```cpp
PYBIND11_MODULE(TORCH_EXTENSION_NAME, m) {
  m.doc() = "sparkdl MI355X-native kernels (gfx950)";
  m.def("fused_adamw_", &fused_adamw_, "Fused multi-tensor AdamW step");
  m.def("fused_sgd_", &fused_sgd_, "Fused multi-tensor SGD step");
  m.def("zero_grads_", &zero_grads_, "Zero all grads in a chunk table");
  m.def("gemm_bias_act", &gemm_bias_act, "MFMA GEMM + bias(+GELU) (N6)");
  m.def("transpose_bf16", &transpose_bf16, "bf16 2D transpose (dgrad W^T)");
  m.def("gemm_stream", &gemm_stream,
        "Streaming tall-skinny GEMM (1x1 convs)");
  m.def("wgrad_splitk", &wgrad_splitk,
        "Split-M wgrad GEMM (tr_b16 fragment path)");
  m.def("attn_fwd", &attn_fwd, "Flash attention fwd (D=64, bf16)",
        py::arg("q"), py::arg("k"), py::arg("v"), py::arg("dropout_p"),
        py::arg("seed"), py::arg("seqlens") = py::none());
  m.def("attn_bwd", &attn_bwd, "Flash attention bwd (dQ/dK/dV)",
        py::arg("q"), py::arg("k"), py::arg("v"), py::arg("dO"),
        py::arg("lse"), py::arg("drow"), py::arg("dropout_p"),
        py::arg("seed"), py::arg("seqlens") = py::none());
  m.def("attn_fwd_packed", &attn_fwd_packed,
        "Flash attention fwd over the packed qkv buffer", py::arg("qkv"),
        py::arg("dropout_p"), py::arg("seed"),
        py::arg("seqlens") = py::none());
  m.def("attn_bwd_packed", &attn_bwd_packed,
        "Flash attention bwd -> packed dqkv", py::arg("qkv"),
        py::arg("dO"), py::arg("lse"), py::arg("drow"),
        py::arg("dropout_p"), py::arg("seed"),
        py::arg("seqlens") = py::none());
  m.def("gbt_histogram", &gbt_histogram, "GBT g/h histogram (N7)");
  m.def("bn_fwd", &bn_fwd, "Fused BatchNorm(+add)(+ReLU) fwd (bf16 NHWC)");
  m.def("bn_bwd", &bn_bwd, "Fused BatchNorm(+add)(+ReLU) bwd (bf16 NHWC)");
  m.def("bn_bwd2", &bn_bwd2,
        "Fused BatchNorm(+add)(+ReLU) bwd over the sum of two gradients");
  m.def("bn_pool_fwd", &bn_pool_fwd,
        "Fused BatchNorm+ReLU+MaxPool(3,2,1) fwd (bf16 NHWC)");
  m.def("bn_pool_bwd", &bn_pool_bwd,
        "Fused BatchNorm+ReLU+MaxPool(3,2,1) bwd (bf16 NHWC)");
  m.def("layernorm_fwd", &layernorm_fwd, "LayerNorm forward (bf16)");
  m.def("layernorm_bwd", &layernorm_bwd, "LayerNorm backward (bf16)");
  m.def("dropout_add_ln_fwd", &dropout_add_ln_fwd,
        "ln(res + dropout(sub)) forward (bf16) -> y, h, mean, rstd",
        py::arg("sub"), py::arg("res"), py::arg("gamma"), py::arg("beta"),
        py::arg("eps"), py::arg("p"), py::arg("seed") = py::none());
  m.def("dropout_add_ln_bwd", &dropout_add_ln_bwd,
        "ln(res + dropout(sub)) backward -> d_sub, d_res, dgamma, dbeta",
        py::arg("h"), py::arg("dy"), py::arg("gamma"), py::arg("mean"),
        py::arg("rstd"), py::arg("p"), py::arg("seed") = py::none());
  m.def("bias_gelu_fwd", &bias_gelu_fwd, "Fused bias+GELU forward (bf16)");
  m.def("bias_gelu_bwd", &bias_gelu_bwd, "Fused bias+GELU backward (bf16)");
  m.attr("_chunk_elems") = kOptChunk;
}
```

### sparkdl/ops/csrc/kernels.h

```cpp
#pragma once

#include <hip/hip_runtime.h>
#include <cstdint>

struct TensorChunk {
  float* p;
  const float* g;
  float* m;
  float* v;
  long long n;
  short* pl;
};

constexpr int kOptChunk = 16384;

void launch_fused_adamw(const TensorChunk* chunks, const int2* bmap,
                        int nblocks, float lr, float beta1, float beta2,
                        float eps, float weight_decay,
                        long long* step_counter, float* coeffs,
                        hipStream_t stream);
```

◆ **Work to complete**: Return all of the listing above exactly, leaving nothing out.

◆ **Result below**:
```cpp
PYBIND11_MODULE(TORCH_EXTENSION_NAME, m) {
  m.doc() = "sparkdl MI355X-native kernels (gfx950)";
  m.def("fused_adamw_", &fused_adamw_, "Fused multi-tensor AdamW step");
  m.def("fused_sgd_", &fused_sgd_, "Fused multi-tensor SGD step");
  m.def("zero_grads_", &zero_grads_, "Zero all grads in a chunk table");
  m.def("gemm_bias_act", &gemm_bias_act, "MFMA GEMM + bias(+GELU) (N6)");
  m.def("transpose_bf16", &transpose_bf16, "bf16 2D transpose (dgrad W^T)");
  m.def("gemm_stream", &gemm_stream,
        "Streaming tall-skinny GEMM (1x1 convs)");
  m.def("wgrad_splitk", &wgrad_splitk,
        "Split-M wgrad GEMM (tr_b16 fragment path)");
  m.def("attn_fwd", &attn_fwd, "Flash attention fwd (D=64, bf16)",
        py::arg("q"), py::arg("k"), py::arg("v"), py::arg("dropout_p"),
        py::arg("seed"), py::arg("seqlens") = py::none());
  m.def("attn_bwd", &attn_bwd, "Flash attention bwd (dQ/dK/dV)",
        py::arg("q"), py::arg("k"), py::arg("v"), py::arg("dO"),
        py::arg("lse"), py::arg("drow"), py::arg("dropout_p"),
        py::arg("seed"), py::arg("seqlens") = py::none());
  m.def("attn_fwd_packed", &attn_fwd_packed,
        "Flash attention fwd over the packed qkv buffer", py::arg("qkv"),
        py::arg("dropout_p"), py::arg("seed"),
        py::arg("seqlens") = py::none());
  m.def("attn_bwd_packed", &attn_bwd_packed,
        "Flash attention bwd -> packed dqkv", py::arg("qkv"),
        py::arg("dO"), py::arg("lse"), py::arg("drow"),
        py::arg("dropout_p"), py::arg("seed"),
        py::arg("seqlens") = py::none());
  m.def("gbt_histogram", &gbt_histogram, "GBT g/h histogram (N7)");
  m.def("bn_fwd", &bn_fwd, "Fused BatchNorm(+add)(+ReLU) fwd (bf16 NHWC)");
  m.def("bn_bwd", &bn_bwd, "Fused BatchNorm(+add)(+ReLU) bwd (bf16 NHWC)");
  m.def("bn_bwd2", &bn_bwd2,
        "Fused BatchNorm(+add)(+ReLU) bwd over the sum of two gradients");
  m.def("bn_pool_fwd", &bn_pool_fwd,
        "Fused BatchNorm+ReLU+MaxPool(3,2,1) fwd (bf16 NHWC)");
  m.def("bn_pool_bwd", &bn_pool_bwd,
        "Fused BatchNorm+ReLU+MaxPool(3,2,1) bwd (bf16 NHWC)");
  m.def("layernorm_fwd", &layernorm_fwd, "LayerNorm forward (bf16)");
  m.def("layernorm_bwd", &layernorm_bwd, "LayerNorm backward (bf16)");
  m.def("dropout_add_ln_fwd", &dropout_add_ln_fwd,
        "ln(res + dropout(sub)) forward (bf16) -> y, h, mean, rstd",
        py::arg("sub"), py::arg("res"), py::arg("gamma"), py::arg("beta"),
        py::arg("eps"), py::arg("p"), py::arg("seed") = py::none());
  m.def("dropout_add_ln_bwd", &dropout_add_ln_bwd,
        "ln(res + dropout(sub)) backward -> d_sub, d_res, dgamma, dbeta",
        py::arg("h"), py::arg("dy"), py::arg("gamma"), py::arg("mean"),
        py::arg("rstd"), py::arg("p"), py::arg("seed") = py::none());
  m.def("bias_gelu_fwd", &bias_gelu_fwd, "Fused bias+GELU forward (bf16)");
  m.def("bias_gelu_bwd", &bias_gelu_bwd, "Fused bias+GELU backward (bf16)");
  m.attr("_chunk_elems") = kOptChunk;
}
```

### sparkdl/ops/csrc/kernels.h

```cpp
#pragma once

#include <hip/hip_runtime.h>
#include <cstdint>

struct TensorChunk {
  float* p;
  const float* g;
  float* m;
  float* v;
  long long n;
  short* pl;
};

constexpr int kOptChunk = 16384;

void launch_fused_adamw(const TensorChunk* chunks, const int2* bmap,
                        int nblocks, float lr, float beta1, float beta2,
                        float eps, float weight_decay,
                        long long* step_counter, float* coeffs,
                        hipStream_t stream);
```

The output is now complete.